THE TASK> Wherever the word "anchor" shows up in the data, report the line it sits in.

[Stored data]
longtail_amd/csrc/lz4/lz4_classify.inc:

```
template <int G, int TAB, int FMT, int CLS = 0>
__global__ __launch_bounds__(64 * G, 6) void k_lz4_segments(const uint8_t* __restrict__ src, const Lz4Block* __restrict__ blocks,
                                                             uint32_t nblocks, uint32_t grp0, uint32_t sub_bytes,
                                                             uint8_t* __restrict__ streams, Lz4Meta* __restrict__ meta,
                                                             uint64_t* __restrict__ zrecs, uint8_t* __restrict__ spec_dst, uint32_t dbg,
                                                             uint64_t* __restrict__ lane_recs, uint32_t ngroups, uint32_t* __restrict__ worklist)
{
    extern __shared__ __attribute__((aligned(16))) uint32_t smem[];
    constexpr bool PAD = false;
    const uint32_t data_bytes = lz4_window_lds_bytes(G * sub_bytes + 64u, PAD);
    uint32_t* sdata = smem;
    const uint8_t* sbytes = reinterpret_cast<const uint8_t*>(sdata);
    uint32_t* flag = reinterpret_cast<uint32_t*>(reinterpret_cast<uint8_t*>(smem) + data_bytes);
    const int tid = threadIdx.x;
    const int lane = tid & 63;
    const int wave = __builtin_amdgcn_readfirstlane(tid >> 6);
    uint16_t* tab = reinterpret_cast<uint16_t*>(reinterpret_cast<uint8_t*>(smem) + data_bytes + 16u) + (size_t)wave * TAB;
    K5P_DECL
    {
    const uint32_t grp = grp0 + blockIdx.x;
    uint32_t lo = 0, hi = nblocks;
    while (hi - lo > 1)
    {
        const uint32_t mid = lo + ((hi - lo) >> 1);
        if ((CLS ? blocks[mid].cgrp_base : blocks[mid].grp_base) <= grp)
            lo = mid;
        else
            hi = mid;
    }
    const Lz4Block blk = blocks[lo];
    const uint32_t gi = grp - (CLS ? blk.cgrp_base : blk.grp_base);
    const uint32_t group_start = gi * G * sub_bytes;
    const uint32_t glen = blk.size - group_start < G * sub_bytes ? blk.size - group_start : G * sub_bytes;
    const uint8_t* g = src + blk.src_off + group_start;

    const uint32_t head_src = (uint32_t)((uintptr_t)g & 15u);
    const uint32_t head = head_src;
    {
        const uint4* gv = reinterpret_cast<const uint4*>(g - head_src);
        const uint32_t nvec = (head_src + glen + 15u) >> 4;
        uint4* sv = reinterpret_cast<uint4*>(sdata);
        for (uint32_t v0 = 0; v0 < nvec; v0 += 64 * G * 4)
        {
            uint4 q[4];
#pragma unroll
            for (int u = 0; u < 4; ++u)
            {
                const uint32_t v = v0 + u * 64 * G + tid;
                q[u] = v < nvec ? gv[v] : make_uint4(0, 0, 0, 0);
            }
#pragma unroll
            for (int u = 0; u < 4; ++u)
            {
                const uint32_t v = v0 + u * 64 * G + tid;
                if (v < nvec)
                    sv[v] = q[u];
            }
        }
        uint4* tv = reinterpret_cast<uint4*>(tab);
        const uint32_t e1 = 0xFFFFFFFFu;
        const uint4 e = make_uint4(e1, e1, e1, e1);
#pragma unroll
        for (uint32_t v = 0; v < (TAB * 2 / 16 + 63) / 64; ++v)
            if (v * 64 + lane < TAB * 2 / 16)
                tv[v * 64 + lane] = e;
        if (tid == 0)
            *flag = 0u;
    }
    __syncthreads();
    K5P(0);

    K5P(1);
    const uint32_t my_start = (uint32_t)wave * sub_bytes;
    const bool have_unit = my_start < glen;
    const bool emit_unit = have_unit;
    const uint32_t my_len = have_unit ? (glen - my_start < sub_bytes ? glen - my_start : sub_bytes) : 0u;
    const uint32_t unit = blk.seg_base + gi * G + (uint32_t)wave;
    const int64_t blk_left = (int64_t)blk.size - (int64_t)group_start - (int64_t)my_start;
    int64_t sl = (int64_t)my_len - 4;
    if (sl > blk_left - 12)
        sl = blk_left - 12;
    const int32_t start_limit = have_unit ? (int32_t)((int64_t)my_start + sl) : -1;
    const int64_t el = (int64_t)my_len < blk_left - 5 ? (int64_t)my_len : (blk_left - 5 > 0 ? blk_left - 5 : 0);
    const uint32_t end_limit = my_start + (uint32_t)el;

    uint8_t* out = streams + (uint64_t)unit * (FMT == 1 ? sub_bytes : lz4_stream_stride(sub_bytes));
    uint64_t* recs = FMT == 1 ? zrecs + (uint64_t)unit * (sub_bytes >> 2) : nullptr;
    Lz4Seq st;
    st.op = 0;
    st.nseq = 0;
    st.anchor = my_start;
    st.first_lit = st.first_hdr = 0;
    st.have_first = false;
    uint32_t pos = my_start, nfail = 0;
    bool met = false;
    uint32_t batches = 0;
    uint32_t pb0 = 0, pb1 = 0, pb2 = 0, pb3 = 0, ps0 = 1, ps1 = 1, ps2 = 1, ps3 = 1;
    static_assert(LZ4_PROBE_BATCHES == 4, "probe bookkeeping is unrolled by hand");

    for (;;)
    {
        const bool more = have_unit && (int32_t)pos <= start_limit;
        if (!met && (batches == LZ4_PROBE_BATCHES || !more))
        {
            if (st.have_first && lane == 0)
                *flag = 1u;
            __syncthreads();
            if constexpr (CLS != 0)
            {
                if (*flag != 0u)
                {
                    if (tid == 0)
                    {
                        const uint32_t g16 = blk.grp_base + gi / (uint32_t)(LZ4_G_LANES / LZ4_G_BATCH);
#ifdef LTHIP_ABLATIONS
                        if (atomicOr(&worklist[1u + ngroups + g16], 1u << (gi & 1u)) == 0u)
                            worklist[1u + atomicAdd(&worklist[0], 1u)] = g16;
#else
                        (void)__hip_atomic_fetch_or(&worklist[1u + ngroups + g16], 1u << (gi & 1u), __ATOMIC_RELAXED, __HIP_MEMORY_SCOPE_AGENT);
#endif
                    }
                    return;
                }
            }
            if (*flag != 0u && wave != 0 && have_unit && !(dbg & 1u))
            {
                for (uint32_t q0 = 0; q0 < my_start; q0 += 1024)
                {
                    uint32_t hv[4];
#pragma unroll
                    for (int u = 0; u < 4; ++u)
                        hv[u] = __umulhi(lds_read32(sdata, q0 + 4u * (u * 64 + (uint32_t)lane) + head) * 2654435761u, (uint32_t)TAB);
#pragma unroll
                    for (int u = 0; u < 4; ++u)
                        tab[hv[u]] = (uint16_t)(q0 + 4u * (u * 64 + (uint32_t)lane));
                }
#define LT_REPLAY(r, PB, PS)                                                                            \
    if ((r) < batches)                                                                                  \
    {                                                                                                   \
        const uint32_t rp = (PB) + (uint32_t)lane * (PS);                                               \
        if ((int32_t)rp <= start_limit)                                                                 \
            tab[__umulhi(lds_read32(sdata, rp + head) * 2654435761u, (uint32_t)TAB)] = (uint16_t)rp;         \
    }
                LT_REPLAY(0u, pb0, ps0)
                LT_REPLAY(1u, pb1, ps1)
                LT_REPLAY(2u, pb2, ps2)
                LT_REPLAY(3u, pb3, ps3)
#undef LT_REPLAY
            }
            else if (*flag == 0u && more && !(dbg & 16u))
                nfail += 24u;
            met = true;
        }
        if (!more)
            break;
        if (batches == 0) { pb0 = pos; ps0 = 1u + nfail; }
        else if (batches == 1) { pb1 = pos; ps1 = 1u + nfail; }
        else if (batches == 2) { pb2 = pos; ps2 = 1u + nfail; }
        else if (batches == 3) { pb3 = pos; ps3 = 1u + nfail; }
        ++batches;

        uint32_t stride = 1u + nfail;
        uint32_t p = pos + (uint32_t)lane * stride;
        bool valid = (int32_t)p <= start_limit;
        uint32_t v = 0, cand = LZ4_EMPTY, h = 0;
        bool ok = false;
        if (met && nfail != 0u && !(dbg & 8u))
        {
            const uint32_t pos2 = pos + 64u * stride;
            const uint32_t p2 = pos2 + (uint32_t)lane * (stride + 1u);
            const bool valid2 = (int32_t)p2 <= start_limit;
            uint32_t v2 = 0, cand2 = LZ4_EMPTY, h2 = 0;
            if (valid)
            {
                v = lds_read32(sdata, p + head);
                h = __umulhi(v * 2654435761u, (uint32_t)TAB);
                cand = tab[h];
            }
            if (valid2)
            {
                v2 = lds_read32(sdata, p2 + head);
                h2 = __umulhi(v2 * 2654435761u, (uint32_t)TAB);
                cand2 = tab[h2];
            }
            if (valid)
                tab[h] = (uint16_t)p;
            bool ok2 = false;
            if (valid && cand != LZ4_EMPTY && cand < p)
                ok = lds_read32(sdata, cand + head) == v;
            if (valid2 && cand2 != LZ4_EMPTY && cand2 < p2)
                ok2 = lds_read32(sdata, cand2 + head) == v2;
            if (__builtin_amdgcn_ballot_w64(ok) == 0ull)
            {
                if (valid2)
                    tab[h2] = (uint16_t)p2;
                if (__builtin_amdgcn_ballot_w64(ok2) == 0ull)
                {
                    pos = pos2 + 64u * (stride + 1u);
                    nfail += 2u;
                    continue;
                }
                pos = pos2;
                ++nfail;
                stride += 1u;
                p = p2;
                cand = cand2;
                ok = ok2;
            }
        }
        else
        {
            if (valid)
            {
                v = lds_read32(sdata, p + head);
                h = __umulhi(v * 2654435761u, (uint32_t)TAB);
                cand = tab[h];
            }
            if (valid)
                tab[h] = (uint16_t)p;
            if (valid && cand != LZ4_EMPTY && cand < p)
                ok = lds_read32(sdata, cand + head) == v;
        }
        if (nfail == 0 && !(dbg & 2u))
        {
            uint32_t best = 0;
            bool found = false;
            uint32_t ovs[4];
#pragma unroll
            for (int t = 0; t < 4; ++t)
                ovs[t] = __shfl_up(v, 8 >> t, 64);
#pragma unroll
            for (int t = 0; t < 4; ++t)
            {
                const int d = 8 >> t;
                if (valid && lane >= d && ovs[t] == v)
                {
                    best = p - (uint32_t)d * stride;
                    found = true;
                }
            }
            if (found && (!ok || best > cand))
            {
                cand = best;
                ok = true;
            }
        }
        uint64_t hits = __builtin_amdgcn_ballot_w64(ok);
        if (hits == 0ull)
        {
            pos += 64u * stride;
            ++nfail;
            continue;
        }
        if constexpr (CLS != 0)
        {
            if (!met)
            {
                st.have_first = true;
                if (lane == 0)
                    *flag = 1u;
                pos = (uint32_t)(start_limit + 1);
                continue;
            }
        }
        if (dbg & 4u)
        {
            do
            {
                const int f = __builtin_ctzll(hits);
                hits &= hits - 1ull;
                const uint32_t pf = pos + (uint32_t)f * stride;
                if (pf < st.anchor)
                    continue;
                lz4_coop_sequence<FMT>(sbytes, head, out, recs, lane, end_limit, pf, __builtin_amdgcn_readlane(cand, f), 4u, true, true, st);
            } while (hits);
            const uint32_t np = pos + 64u * stride;
            pos = np > st.anchor ? np : st.anchor;
            nfail = 0;
            continue;
        }
        if (stride != 1u)
        {
            const int f = __builtin_ctzll(hits);
            lz4_coop_sequence<FMT>(sbytes, head, out, recs, lane, end_limit, pos + (uint32_t)f * stride, __builtin_amdgcn_readlane(cand, f), 4u,
                              true, true, st);
            pos = st.anchor;
            nfail = 0;
            continue;
        }
        uint32_t mlen = ok ? 4u : 0u;
        bool act = ok;
        const uint32_t maxlen = ok ? end_limit - p : 0u;
#pragma unroll 1
        for (int t = 0; t < 2; ++t)
        {
            if (__builtin_amdgcn_ballot_w64(act) == 0ull)
                break;
            if (act)
            {
                const uint32_t a0 = p + mlen + head, b0 = cand + mlen + head;
                const uint32_t x0 = lds_read32(sdata, a0) ^ lds_read32(sdata, b0);
                const uint32_t x1 = lds_read32(sdata, a0 + 4u) ^ lds_read32(sdata, b0 + 4u);
                const uint32_t x2 = lds_read32(sdata, a0 + 8u) ^ lds_read32(sdata, b0 + 8u);
                const uint32_t x3 = lds_read32(sdata, a0 + 12u) ^ lds_read32(sdata, b0 + 12u);
                uint32_t add = 16u;
                if (x0)
                    add = (uint32_t)__builtin_ctz(x0) >> 3;
                else if (x1)
                    add = 4u + ((uint32_t)__builtin_ctz(x1) >> 3);
                else if (x2)
                    add = 8u + ((uint32_t)__builtin_ctz(x2) >> 3);
                else if (x3)
                    add = 12u + ((uint32_t)__builtin_ctz(x3) >> 3);
                mlen += add;
                if (add != 16u)
                    act = false;
                if (mlen >= maxlen)
                {
                    mlen = maxlen;
                    act = false;
                }
            }
        }
        const uint64_t longs = __builtin_amdgcn_ballot_w64(act);
        uint32_t nbk = 0;
        if (ok && cand >= 8u)
        {
            const uint32_t x = lds_read32(sdata, p - 4u + head) ^ lds_read32(sdata, cand - 4u + head);
            const uint32_t y = lds_read32(sdata, p - 8u + head) ^ lds_read32(sdata, cand - 8u + head);
            nbk = x ? (uint32_t)__builtin_clz(x) >> 3 : (y ? 4u + ((uint32_t)__builtin_clz(y) >> 3) : 8u);
        }
        uint64_t rem = hits, vecsel = 0ull;
        uint32_t sel_v = 0;
        while (rem)
        {
            if (st.anchor > pos)
            {
                const uint32_t sh = st.anchor - pos;
                rem = sh >= 64u ? 0ull : rem & (~0ull << sh);
                if (!rem)
                    break;
            }
            const int f = __builtin_ctzll(rem);
            rem &= rem - 1ull;
            const uint32_t pf = pos + (uint32_t)f;
            const bool isl = (longs >> f) & 1ull;
            const uint32_t room = pf - st.anchor;
            if (isl || room > 20u)
            {
                lz4_coop_sequence<FMT>(sbytes, head, out, recs, lane, end_limit, pf, __builtin_amdgcn_readlane(cand, f),
                                  __builtin_amdgcn_readlane(mlen, f), isl, true, st);
                continue;
            }
            uint32_t nb = __builtin_amdgcn_readlane(nbk, f);
            nb = nb < room ? nb : room;
            const uint32_t lit = room - nb;
            const uint32_t len = __builtin_amdgcn_readlane(mlen, f) + nb;
            if (lit > 12u)
            {
                lz4_coop_sequence<FMT>(sbytes, head, out, recs, lane, end_limit, pf - nb, __builtin_amdgcn_readlane(cand, f) - nb, len, false,
                                  false, st);
                continue;
            }
            sel_v = lane == f ? (FMT == 1 ? st.nseq << 20 : 0u) | (st.op << 8) | (nb << 4) | lit : sel_v;
            vecsel |= 1ull << f;
            if (!st.have_first)
            {
                st.have_first = true;
                st.first_lit = lit;
                st.first_hdr = 1u;
            }
            if constexpr (FMT == 1)
            {
                st.op += lit;
                st.nseq += 1u;
            }
            else
                st.op += lit + 3u + (len - 4u >= 15u ? 1u : 0u);
            st.anchor = pf + len - nb;
        }
        if ((vecsel >> lane) & 1ull)
        {
            const uint32_t lit = sel_v & 15u;
            const uint32_t nb = (sel_v >> 4) & 15u;
            const uint32_t lit_start_v = p - nb - lit;
            const uint32_t off = p - cand;
            if constexpr (FMT == 1)
            {
                uint8_t* o = out + ((sel_v >> 8) & 0xFFFu);
                for (uint32_t j = 0; j < lit; ++j)
                    o[j] = sbytes[lit_start_v + j + head];
                recs[sel_v >> 20] = (uint64_t)lit | ((uint64_t)(mlen + nb) << 16) | ((uint64_t)off << 32);
            }
            else
            {
                const uint32_t mcode = mlen + nb - 4u;
                uint8_t* o = out + (sel_v >> 8);
                o[0] = (uint8_t)((lit << 4) | (mcode < 15u ? mcode : 15u));
                for (uint32_t j = 0; j < lit; ++j)
                    o[1u + j] = sbytes[lit_start_v + j + head];
                o[1u + lit] = (uint8_t)off;
                o[2u + lit] = (uint8_t)(off >> 8);
                if (mcode >= 15u)
                    o[3u + lit] = (uint8_t)(mcode - 15u);
            }
        }
        const uint32_t np = pos + 64u;
        pos = np > st.anchor ? np : st.anchor;
        nfail = 0;
    }
    if constexpr (FMT == 1)
    {
        const uint32_t tail = emit_unit ? my_start + my_len - st.anchor : 0u;
        if (st.nseq != 0u)
        {
            for (uint32_t j = lane; j < tail; j += 64)
                out[st.op + j] = (uint8_t)lds_byte<PAD>(sdata, st.anchor + j + head);
        }
        else if (emit_unit && spec_dst)
        {
            const uint32_t pos = group_start + my_start;
            const uint64_t o = 13u + (uint64_t)(pos / Z_PIECE) * (Z_PIECE + 3u) + 3u + pos % Z_PIECE;
            if (o + my_len <= (uint64_t)blk.dst_cap)
                wave_copy_lds_to_global<PAD>(spec_dst + blk.dst_off + o, sdata, my_start + head, my_len, lane);
        }
        uint32_t uniform = 0;
        if (emit_unit)
        {
            const uint32_t b0 = lds_byte<PAD>(sdata, my_start + head);
            const uint32_t rep = b0 * 0x01010101u;
            uint32_t diff = 0;
            if (64u * (uint32_t)lane + 4u <= my_len)
                diff = lds_read32x<PAD>(sdata, my_start + 64u * (uint32_t)lane + head) ^ rep;
            if (__builtin_amdgcn_ballot_w64(diff != 0u) == 0ull)
#pragma unroll 4
            for (uint32_t j = 0; j < 16u; ++j)
            {
                const uint32_t o = 64u * (uint32_t)lane + 4u * j;
                if (o + 4u <= my_len)
                    diff |= lds_read32x<PAD>(sdata, my_start + o + head) ^ rep;
                else if (o < my_len)
                    for (uint32_t k = o; k < my_len; ++k)
                        diff |= lds_byte<PAD>(sdata, my_start + k + head) ^ b0;
            }
            uniform = __builtin_amdgcn_ballot_w64(diff != 0u) == 0ull ? (0x100u | b0) : 0u;
        }
        if (emit_unit && lane == 0)
            reinterpret_cast<uint4*>(meta)[unit] = make_uint4(st.nseq, st.op + tail, tail, uniform);
    }
    else
    {
    if (FMT == 0 && spec_dst && emit_unit && !st.have_first)
    {
        const uint64_t o = (uint64_t)(1u + lz4_len_bytes(blk.size)) + group_start + my_start;
        if (o + my_len <= (uint64_t)blk.dst_cap)
            wave_copy_lds_to_global<PAD>(spec_dst + blk.dst_off + o, sdata, my_start + head, my_len, lane);
    }
    if (emit_unit && lane == 0)
    {
        Lz4Meta m;
        m.seq_bytes = st.op;
        m.tail_lits = my_start + my_len - st.anchor;
        m.first_lit_len = st.first_lit;
        m.first_hdr_bytes = st.first_hdr;
        meta[unit] = m;
    }
    }
    K5P(8);
    K5P(9);
    }
}
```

ANSWER TO THE EXERCISE>
    st.anchor = my_start;
                if (pf < st.anchor)
            pos = np > st.anchor ? np : st.anchor;
            pos = st.anchor;
            if (st.anchor > pos)
                const uint32_t sh = st.anchor - pos;
            const uint32_t room = pf - st.anchor;
            st.anchor = pf + len - nb;
        pos = np > st.anchor ? np : st.anchor;
        const uint32_t tail = emit_unit ? my_start + my_len - st.anchor : 0u;
                out[st.op + j] = (uint8_t)lds_byte<PAD>(sdata, st.anchor + j + head);
        m.tail_lits = my_start + my_len - st.anchor;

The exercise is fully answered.